Stored items:

- - - -

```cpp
template <int LEAN, bool SGD = false, bool TAILBUF = false>
__global__ __launch_bounds__(512) void gemm_tn8_kernel(const TnArgs p) {
  constexpr int BI = 256, BJ = 256, BK = 64;
  constexpr int OP_BYTES = 2 * BK * 256;
  constexpr int STEP_BYTES = 2 * OP_BYTES;
  constexpr int BUF_STRIDE = LEAN ? OP_BYTES : STEP_BYTES, OPQ_BASE = LEAN == 2 ? 2 * 5 * 8192 : LEAN ? 2 * OP_BYTES : OP_BYTES;
  constexpr int REG = 5 * 32 * 256;
  constexpr int SUB_STRIDE = LEAN == 2 ? REG : BK * 256;
  extern __shared__ __attribute__((aligned(16))) char smem[];

  int wg, slice = 0;
  const int bid = TAILBUF ? (int)blockIdx.x + p.bid_base : (int)blockIdx.x;
  {
    const int nwg = p.ksplit ? p.full_tiles : p.tiles_i * p.tiles_j;
    if (bid < nwg) {
      const int q = nwg >> 3, r = nwg & 7, xcd = bid & 7;
      wg = (xcd < r ? xcd * (q + 1) : r * (q + 1) + (xcd - r) * q) + (bid >> 3);
    } else {
      const int t = bid - nwg;
      wg = nwg + t / p.ksplit;
      slice = t - (t / p.ksplit) * p.ksplit;
    }
  }
  const bool sliced = p.ksplit && bid >= p.full_tiles;
  const int group_size = p.group_m * p.tiles_j;
  const int group_id = wg / group_size;
  const int first_i = group_id * p.group_m;
// ... 278 lines not shown
  if (sliced) {
    constexpr int SROW = 64;
    float* stg = (float*)smem + wave * (64 * SROW);
    const int cbase = j0 + wc * 64;
#pragma unroll
    for (int half = 0; half < 2; ++half) {
#pragma unroll
      for (int i = 0; i < 4; ++i)
#pragma unroll
        for (int j = 0; j < 4; ++j)
          *(f32x4*)(stg + (i * 16 + frow) * SROW + (((j * 4 + fq) ^ frow) << 2)) = acc[half * 4 + i][j] * p.alpha;
      __builtin_amdgcn_fence(__ATOMIC_RELEASE, "wavefront");
      __builtin_amdgcn_wave_barrier();
      const int rbase = i0 + wr * 128 + half * 64;
      const long long blk = (long long)(wr * 128 + half * 64) * 256 + wc * 64;
      float* dst = TAILBUF ? p.tail_buf + (long long)(wg - p.full_tiles) * 65536 + blk
                           : p.partial + ((long long)(wg - p.full_tiles) * p.ksplit + slice) * 65536 + blk;
      for (int row = 0; row < 64; ++row) {
        if (rbase + row >= p.NI) break;
        const float v = stg[row * SROW + ((((lane >> 2) ^ (row & 15)) << 2) | (lane & 3))];
        if (cbase + lane < p.NJ) {
          if constexpr (TAILBUF) unsafeAtomicAdd(dst + row * 256 + lane, v);
          else dst[row * 256 + lane] = v;
        }
      }
      __builtin_amdgcn_fence(__ATOMIC_ACQUIRE, "wavefront");
      __builtin_amdgcn_wave_barrier();
    }
    return;
  }
  if constexpr (SGD) {
    constexpr int SROW = 64;
    float* stg = (float*)smem + wave * (64 * SROW);
    const float lr = p.lr_dev ? *p.lr_dev : p.lr;
    const float ag = p.alpha, gs = p.gscale, mu = p.mu, wd = p.wd;
    const int mx_exp = p.shadow_x2 == 2 ? (int)*p.mx_scale - 127 : 0;
    const float mx_iq = __builtin_ldexpf(1.0f, -mx_exp), mx_il = __builtin_ldexpf(1.0f, -(mx_exp - 11));
    const int cbase = j0 + wc * 64;
    const int rsub = lane >> 4, c4 = (lane & 15) << 2;
#pragma unroll
    for (int half = 0; half < 2; ++half) {
#pragma unroll
      for (int i = 0; i < 4; ++i)
#pragma unroll
        for (int j = 0; j < 4; ++j)
          *(f32x4*)(stg + (i * 16 + frow) * SROW + (((j * 4 + fq) ^ frow) << 2)) = acc[half * 4 + i][j];
      __builtin_amdgcn_fence(__ATOMIC_RELEASE, "wavefront");
      __builtin_amdgcn_wave_barrier();
      const int rbase = i0 + wr * 128 + half * 64;
      if (cbase + c4 < p.NJ) {
#pragma unroll 4
        for (int it = 0; it < 16; ++it) {
          const int row = it * 4 + rsub;
          if (rbase + row >= p.NI) break;
          f32x4 gv = *(const f32x4*)(stg + row * SROW + ((((c4 >> 2)) ^ (row & 15)) << 2));
          const long long e = (long long)(rbase + row) * p.ldc + cbase + c4;
          f32x4 pv = __builtin_nontemporal_load((const f32x4*)(p.C + e));
          f32x4 bv = __builtin_nontemporal_load((const f32x4*)(p.mom + e));
          gv = gv * ag;
          gv = gv * gs;
          bv = mu * bv + (gv + wd * pv);
          pv -= lr * bv;
          __builtin_nontemporal_store(bv, (f32x4*)(p.mom + e));
          __builtin_nontemporal_store(pv, (f32x4*)(p.C + e));
          if (p.shadow && p.shadow_x2 == 2) {
            wsovod_mx::f16x4 h4;
            int q4, l4;
            wsovod_mx::mx_enc4(pv, mx_iq, mx_il, h4, q4, l4);
            char* grp = (char*)p.shadow + ((e >> 5) << 7);
            const int w = (int)(e & 31);
            *(wsovod_mx::f16x4*)(grp + 2 * w) = h4;
            *(int*)(grp + 64 + w) = q4;
            *(int*)(grp + 96 + w) = l4;
          } else if (p.shadow) {
            const bf16x4 hi = bf16x4{(bf16_t)pv[0], (bf16_t)pv[1], (bf16_t)pv[2], (bf16_t)pv[3]};
            if (p.shadow_x2) {
              bf16_t* q = p.shadow + ((e >> 5) << 6) + (e & 31);
              *(bf16x4*)q = hi;
              *(bf16x4*)(q + 32) = bf16x4{(bf16_t)(pv[0] - (float)hi[0]), (bf16_t)(pv[1] - (float)hi[1]),
                                          (bf16_t)(pv[2] - (float)hi[2]), (bf16_t)(pv[3] - (float)hi[3])};
            } else {
              *(bf16x4*)(p.shadow + e) = hi;
            }
          }
        }
      }
      __builtin_amdgcn_fence(__ATOMIC_ACQUIRE, "wavefront");
      __builtin_amdgcn_wave_barrier();
    }
    return;
  }
  const bool vec = (p.ldc & 3) == 0 && ((uintptr_t)p.C & 15) == 0 && j0 + BJ <= p.NJ;
#define WS_TN_ROW(I)                                                                                      \
  {                                                                                                       \
    const int ii = i0 + wr * 128 + (I) * 16 + frow;                                                       \
    if (ii < p.NI) {                                                                                      \
      float* crow = p.C + (long long)ii * p.ldc + j0 + wc * 64 + fq * 4;                                  \
// ... 34 lines not shown
    if (i >= p.NI) break;
    if (j >= p.NJ) continue;
    f32x4 acc = *(const f32x4*)(src + r * 256 + c4);
    for (int z = 1; z < nslices; ++z) acc += *(const f32x4*)(src + (long long)z * 65536 + r * 256 + c4);
    float* c = p.C + (long long)i * p.ldc + j;
    if (vec) {
      if (p.accumulate) acc += *(const f32x4*)c;
      *(f32x4*)c = acc;
    } else {
#pragma unroll
      for (int q = 0; q < 4; ++q) c[q] = p.accumulate ? c[q] + acc[q] : acc[q];
    }
  }
}

__global__ __launch_bounds__(256) void tn_sgd_tail_kernel(const TnArgs p) {
  const int wg = p.full_tiles + (blockIdx.x >> 4), part = blockIdx.x & 15;
  const int group_size = p.group_m * p.tiles_j;
  const int group_id = wg / group_size;
  const int first_i = group_id * p.group_m;
  const int gm = min(p.tiles_i - first_i, p.group_m);
  const int in_group = wg - group_id * group_size;
  const int i0 = (first_i + in_group % gm) * 256 + part * 16, j0 = (in_group / gm) * 256;
  const float* src = p.tail_buf + (long long)(wg - p.full_tiles) * 65536 + (long long)part * 16 * 256;
  const float lr = p.lr_dev ? *p.lr_dev : p.lr;
  const float gs = p.gscale, mu = p.mu, wd = p.wd;
  for (int e = threadIdx.x; e < 16 * 64; e += 256) {
    const int r = e >> 6, c4 = (e & 63) * 4;
    const int i = i0 + r, j = j0 + c4;
    if (i >= p.NI) break;
    if (j >= p.NJ) continue;
    f32x4 gv = *(const f32x4*)(src + r * 256 + c4);
    const long long q = (long long)i * p.ldc + j;
    f32x4 pv = *(const f32x4*)(p.C + q);
    f32x4 bv = *(const f32x4*)(p.mom + q);
    gv = gv * gs;
    bv = mu * bv + (gv + wd * pv);
    pv -= lr * bv;
    *(f32x4*)(p.mom + q) = bv;
    *(f32x4*)(p.C + q) = pv;
    if (p.shadow && p.shadow_x2 == 2) {
      const int mx_exp = (int)*p.mx_scale - 127;
      wsovod_mx::f16x4 h4;
      int q4, l4;
      wsovod_mx::mx_enc4(pv, __builtin_ldexpf(1.0f, -mx_exp), __builtin_ldexpf(1.0f, -(mx_exp - 11)), h4, q4, l4);
      char* grp = (char*)p.shadow + ((q >> 5) << 7);
      const int w = (int)(q & 31);
      *(wsovod_mx::f16x4*)(grp + 2 * w) = h4;
      *(int*)(grp + 64 + w) = q4;
      *(int*)(grp + 96 + w) = l4;
    } else if (p.shadow) {
      const bf16x4 hi = bf16x4{(bf16_t)pv[0], (bf16_t)pv[1], (bf16_t)pv[2], (bf16_t)pv[3]};
      if (p.shadow_x2) {
        bf16_t* d = p.shadow + ((q >> 5) << 6) + (q & 31);
        *(bf16x4*)d = hi;
        *(bf16x4*)(d + 32) = bf16x4{(bf16_t)(pv[0] - (float)hi[0]), (bf16_t)(pv[1] - (float)hi[1]),
                                    (bf16_t)(pv[2] - (float)hi[2]), (bf16_t)(pv[3] - (float)hi[3])};
      } else {
        *(bf16x4*)(p.shadow + q) = hi;
      }
    }
  }
}

}
}

static int tn_launch(const void* P, long long ldp, const void* Q, long long ldq, int q_dtype, int Mred, int NI, int NJ,
                     float* C, long long ldc, float alpha, int accumulate, const wsovod_tn_sgd* upd, wsovod_stream_t stream);

extern "C" int wsovod_gemm_tn_ex(const void* P, long long ldp, const void* Q, long long ldq, int q_dtype, int Mred, int NI,
                                 int NJ, float* C, long long ldc, float alpha, int accumulate, wsovod_stream_t stream) {
  return tn_launch(P, ldp, Q, ldq, q_dtype, Mred, NI, NJ, C, ldc, alpha, accumulate, nullptr, stream);
}

extern "C" int wsovod_gemm_tn_sgd(const void* P, long long ldp, const void* Q, long long ldq, int q_dtype, int Mred, int NI,
                                  int NJ, float alpha, const wsovod_tn_sgd* upd, wsovod_stream_t stream) {
  WS_CHECK_ARG(upd && upd->param && upd->momentum_buf, "wsovod_gemm_tn_sgd: null parameter / momentum buffer");
  WS_CHECK_ARG((((uintptr_t)upd->param | (uintptr_t)upd->momentum_buf) & 15) == 0 && ((uintptr_t)upd->shadow & 7) == 0,
               "wsovod_gemm_tn_sgd: parameter / momentum buffer must be 16-byte aligned (shadow: 8)");
  WS_CHECK_ARG(!upd->shadow || !upd->shadow_is_bf16x2 || NJ % 32 == 0,
               "wsovod_gemm_tn_sgd: a bf16x2 / f16mx shadow needs rows of whole 32-value groups");
  WS_CHECK_ARG(!upd->shadow || upd->shadow_is_bf16x2 != 2 || (upd->mx_scale && ((uintptr_t)upd->shadow & 15) == 0),
               "wsovod_gemm_tn_sgd: an f16mx shadow needs its per-tensor scale byte and 16-byte alignment");
  return tn_launch(P, ldp, Q, ldq, q_dtype, Mred, NI, NJ, upd->param, NJ, alpha, 2, upd, stream);
}

extern "C" int wsovod_gemm_tn(const void* P, long long ldp, const void* Q, long long ldq, int Mred, int NI, int NJ,
                              float* C, long long ldc, float alpha, int accumulate, wsovod_stream_t stream) {
  return wsovod_gemm_tn_ex(P, ldp, Q, ldq, WSOVOD_BF16, Mred, NI, NJ, C, ldc, alpha, accumulate, stream);
}

static int tn_launch(const void* P, long long ldp, const void* Q, long long ldq, int q_dtype, int Mred, int NI, int NJ,
                     float* C, long long ldc, float alpha, int accumulate, const wsovod_tn_sgd* upd, wsovod_stream_t stream) {
  using namespace wsovod_gemm;
  WS_CHECK_ARG(q_dtype == WSOVOD_BF16 || q_dtype == WSOVOD_BF16X2, "wsovod_gemm_tn: Q must be bf16 or bf16x2");
  const bool q_x2 = q_dtype == WSOVOD_BF16X2;
  WS_CHECK_ARG(!q_x2 || (NJ % 32 == 0 && ldq % 4 == 0), "wsovod_gemm_tn: a bf16x2 Q needs NJ a multiple of 32");
  if (q_x2) ldq *= 2;
  WS_CHECK_ARG(Mred >= 0 && NI >= 0 && NJ >= 0, "wsovod_gemm_tn: negative dimension");
  if (NI == 0 || NJ == 0) return WSOVOD_OK;
  WS_CHECK_ARG(P && Q && C, "wsovod_gemm_tn: null pointer");
  WS_CHECK_ARG((((uintptr_t)P | (uintptr_t)Q) & 15) == 0, "wsovod_gemm_tn: P/Q must be 16-byte aligned");
  WS_CHECK_ARG(ldp % 8 == 0 && ldq % 8 == 0 && NI % 8 == 0 && NJ % 8 == 0,
               "wsovod_gemm_tn: row strides and column counts must be multiples of 8 bf16 elements");
  WS_CHECK_ARG((long long)Mred * ldp * 2 < (1ll << 31) && (long long)Mred * ldq * 2 < (1ll << 31),
               "wsovod_gemm_tn: operand exceeds the 2 GiB buffer-addressing limit");
  TnArgs a;
  a.P = (const char*)P;
// ... 3 lines not shown
  a.Mred = Mred;
  a.NI = NI;
  a.NJ = NJ;
  a.C = C;
  a.ldc = ldc;
  a.alpha = alpha;
  a.accumulate = accumulate & 1;
  a.q_x2 = q_x2 ? 1 : 0;
  a.mom = nullptr;
  a.shadow = nullptr;
  a.shadow_x2 = 0;
  a.mx_scale = nullptr;
  a.lr = a.wd = a.mu = 0.f;
  a.gscale = 1.f;
  a.lr_dev = nullptr;
  a.tail_buf = nullptr;
  a.bid_base = 0;
  if (upd) {
    a.mom = upd->momentum_buf;
    a.shadow = (bf16_t*)upd->shadow;
    a.shadow_x2 = upd->shadow_is_bf16x2;
    a.mx_scale = upd->mx_scale;
    a.lr = upd->lr;
    a.wd = upd->weight_decay;
    a.mu = upd->momentum;
    a.gscale = upd->grad_scale;
    a.lr_dev = upd->lr_dev;
  }
#if defined(TN_STAMPS)
  a.dbg = getenv("WSOVOD_TN_DEBUG_PTR") ? (float*)strtoull(getenv("WSOVOD_TN_DEBUG_PTR"), nullptr, 16) : nullptr;
#endif
  a.tiles_i = ceil_div(NI, 256);
// ... 2 lines not shown
    const int run = std::max(1, a.tiles_i * a.tiles_j / 8);
    int g = 1;
    while ((g + 1) * (g + 1) <= run) ++g;
    a.group_m = std::max(1, std::min(std::min(g, 8), a.tiles_i));
  }
  static int slot_plain = wsovod::prof_slot("gemm_tn_bf16_256x256_tr");
  static int slot_sgd = wsovod::prof_slot("gemm_tn_bf16_256x256_tr_sgd");
  const int slot = upd ? slot_sgd : slot_plain;
  static bool attr_set = false;
  constexpr int lds_bytes = 2 * 2 * 2 * 64 * 256;
  if (!attr_set) {
    WS_CHECK_HIP(hipFuncSetAttribute((const void*)gemm_tn8_kernel<0>, hipFuncAttributeMaxDynamicSharedMemorySize, lds_bytes), "wsovod_gemm_tn: LDS opt-in");
    WS_CHECK_HIP(hipFuncSetAttribute((const void*)gemm_tn8_kernel<1>, hipFuncAttributeMaxDynamicSharedMemorySize, lds_bytes), "wsovod_gemm_tn: LDS opt-in");
    WS_CHECK_HIP(hipFuncSetAttribute((const void*)gemm_tn8_kernel<2>, hipFuncAttributeMaxDynamicSharedMemorySize, 160 * 1024), "wsovod_gemm_tn: LDS opt-in (160 KiB)");
    WS_CHECK_HIP(hipFuncSetAttribute((const void*)gemm_tn8_kernel<2, true>, hipFuncAttributeMaxDynamicSharedMemorySize, 160 * 1024), "wsovod_gemm_tn_sgd: LDS opt-in (160 KiB)");
    WS_CHECK_HIP(hipFuncSetAttribute((const void*)gemm_tn8_kernel<2, false, true>, hipFuncAttributeMaxDynamicSharedMemorySize, 160 * 1024), "wsovod_gemm_tn_sgd (tail): LDS opt-in (160 KiB)");
    attr_set = true;
  }
  hipStream_t s = (hipStream_t)stream;
  const double flops = 2.0 * Mred * NI * NJ;
  const double bytes = 2.0 * Mred * ((double)NI + NJ) + (upd ? (upd->shadow ? (upd->shadow_is_bf16x2 ? 20.0 : 18.0) : 16.0) : 4.0) * NI * NJ;
  wsovod::ProfScope prof(slot, s, flops, bytes);
  const int ntiles = a.tiles_i * a.tiles_j, cus = 256;
  const int tail = ntiles % cus, nk = ceil_div(Mred, 64);
  a.full_tiles = ntiles;
  a.ksplit = a.slice_steps = 0;
  a.accumulate = accumulate & 1;
  int grid = ntiles;
  if (!(accumulate & 2) && ntiles <= cus / 2 && nk >= 32) {
    const int S = std::min(std::min(8, cus / ntiles), nk / 16);
    if (S >= 2) {
      a.full_tiles = 0;
      a.ksplit = S;
      a.slice_steps = (ceil_div(nk, S) + 1) & ~1;
      grid = ntiles * S;
    }
  } else if (!(accumulate & 2) && ntiles > cus && tail > 0 && tail <= cus / 2 &&
             !(getenv("WSOVOD_TN_TAIL") && getenv("WSOVOD_TN_TAIL")[0] == '0')) {
    const int S = std::min(8, cus / tail);
    if (nk >= 8 * S) {
      a.full_tiles = ntiles - tail;
      a.ksplit = S;
      a.slice_steps = (ceil_div(nk, S) + 1) & ~1;
      grid = a.full_tiles + tail * S;
    }
  }
  a.partial = nullptr;
  if (a.ksplit && !upd) {
    static float* ws = nullptr;
    if (!ws) {
      hipStreamCaptureStatus cap = hipStreamCaptureStatusNone;
      if (s && hipStreamIsCapturing(s, &cap) == hipSuccess && cap != hipStreamCaptureStatusNone) {
        wsovod::set_error("wsovod_gemm_tn: the split-K workspace is allocated at the first split launch, not under stream "
                          "capture; run a split shape once outside the capture first");
        return WSOVOD_ERR_UNSUPPORTED;
      }
      if (hipMalloc((void**)&ws, (size_t)cus * 65536 * sizeof(float)) != hipSuccess) {
        ws = nullptr;
        wsovod::set_error("wsovod_gemm_tn: cannot allocate the split-K workspace");
        return WSOVOD_ERR_HIP;
      }
    }
    a.partial = ws;
  }
  static const int lean = getenv("WSOVOD_TN_LEAN") ? atoi(getenv("WSOVOD_TN_LEAN")) : 2;
  if (upd) {
    const bool want_tail = ntiles > cus && tail > 0 && tail <= cus / 2 &&
                           getenv("WSOVOD_TN_SGD_TAIL") && getenv("WSOVOD_TN_SGD_TAIL")[0] == '1';
    const int S = want_tail ? std::min(8, cus / tail) : 0;
    if (want_tail && S >= 2 && nk >= 8 * S) {
      static float* tb = nullptr;
      static size_t tb_bytes = 0;
      static std::vector<float*> retired;
      const size_t need = (size_t)tail * 65536 * sizeof(float);
      if (need > tb_bytes) {
        hipStreamCaptureStatus cap = hipStreamCaptureStatusNone;
        if (s && hipStreamIsCapturing(s, &cap) == hipSuccess && cap != hipStreamCaptureStatusNone) {
          wsovod::set_error("wsovod_gemm_tn_sgd: the tail scratch would have to grow under stream capture; run the shape once "
                            "outside the capture first");
          return WSOVOD_ERR_UNSUPPORTED;
        }
        float* fresh = nullptr;
        const size_t want = std::max(need, std::min<size_t>(2 * tb_bytes, (size_t)128 * 65536 * sizeof(float)));
        if (hipMalloc((void**)&fresh, want) != hipSuccess) {
          wsovod::set_error("wsovod_gemm_tn_sgd: cannot allocate the tail scratch");
          return WSOVOD_ERR_HIP;
        }
        if (tb) retired.push_back(tb);
        tb = fresh;
        tb_bytes = want;
      }
      a.tail_buf = tb;
      a.full_tiles = ntiles - tail;
      a.ksplit = S;
      a.slice_steps = (ceil_div(nk, S) + 1) & ~1;
      a.bid_base = a.full_tiles;
      WS_CHECK_HIP(hipMemsetAsync(tb, 0, need, s), "wsovod_gemm_tn_sgd: tail scratch");
      hipLaunchKernelGGL((gemm_tn8_kernel<2, true>), dim3(a.full_tiles), dim3(512), 160 * 1024, s, a);
      hipLaunchKernelGGL((gemm_tn8_kernel<2, false, true>), dim3(tail * S), dim3(512), 160 * 1024, s, a);
      hipLaunchKernelGGL(tn_sgd_tail_kernel, dim3(tail * 16), dim3(256), 0, s, a);
    } else {
      hipLaunchKernelGGL((gemm_tn8_kernel<2, true>), dim3(grid), dim3(512), 160 * 1024, s, a);
    }
  } else if (lean == 2)
    hipLaunchKernelGGL(gemm_tn8_kernel<2>, dim3(grid), dim3(512), 160 * 1024, s, a);
  else if (lean == 1)
    hipLaunchKernelGGL(gemm_tn8_kernel<1>, dim3(grid), dim3(512), lds_bytes, s, a);
  else
    hipLaunchKernelGGL(gemm_tn8_kernel<0>, dim3(grid), dim3(512), lds_bytes, s, a);
  if (a.partial) hipLaunchKernelGGL(tn_sum_slices_kernel, dim3((ntiles - a.full_tiles) * 16), dim3(256), 0, s, a);
  WS_CHECK_LAUNCH("wsovod_gemm_tn");
  return WSOVOD_OK;
}
```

- - - -

Exercise requirements: In the records above, find each line holding "hipStreamIsCapturing" and copy it.

Exercise response:
      if (s && hipStreamIsCapturing(s, &cap) == hipSuccess && cap != hipStreamCaptureStatusNone) {
        if (s && hipStreamIsCapturing(s, &cap) == hipSuccess && cap != hipStreamCaptureStatusNone) {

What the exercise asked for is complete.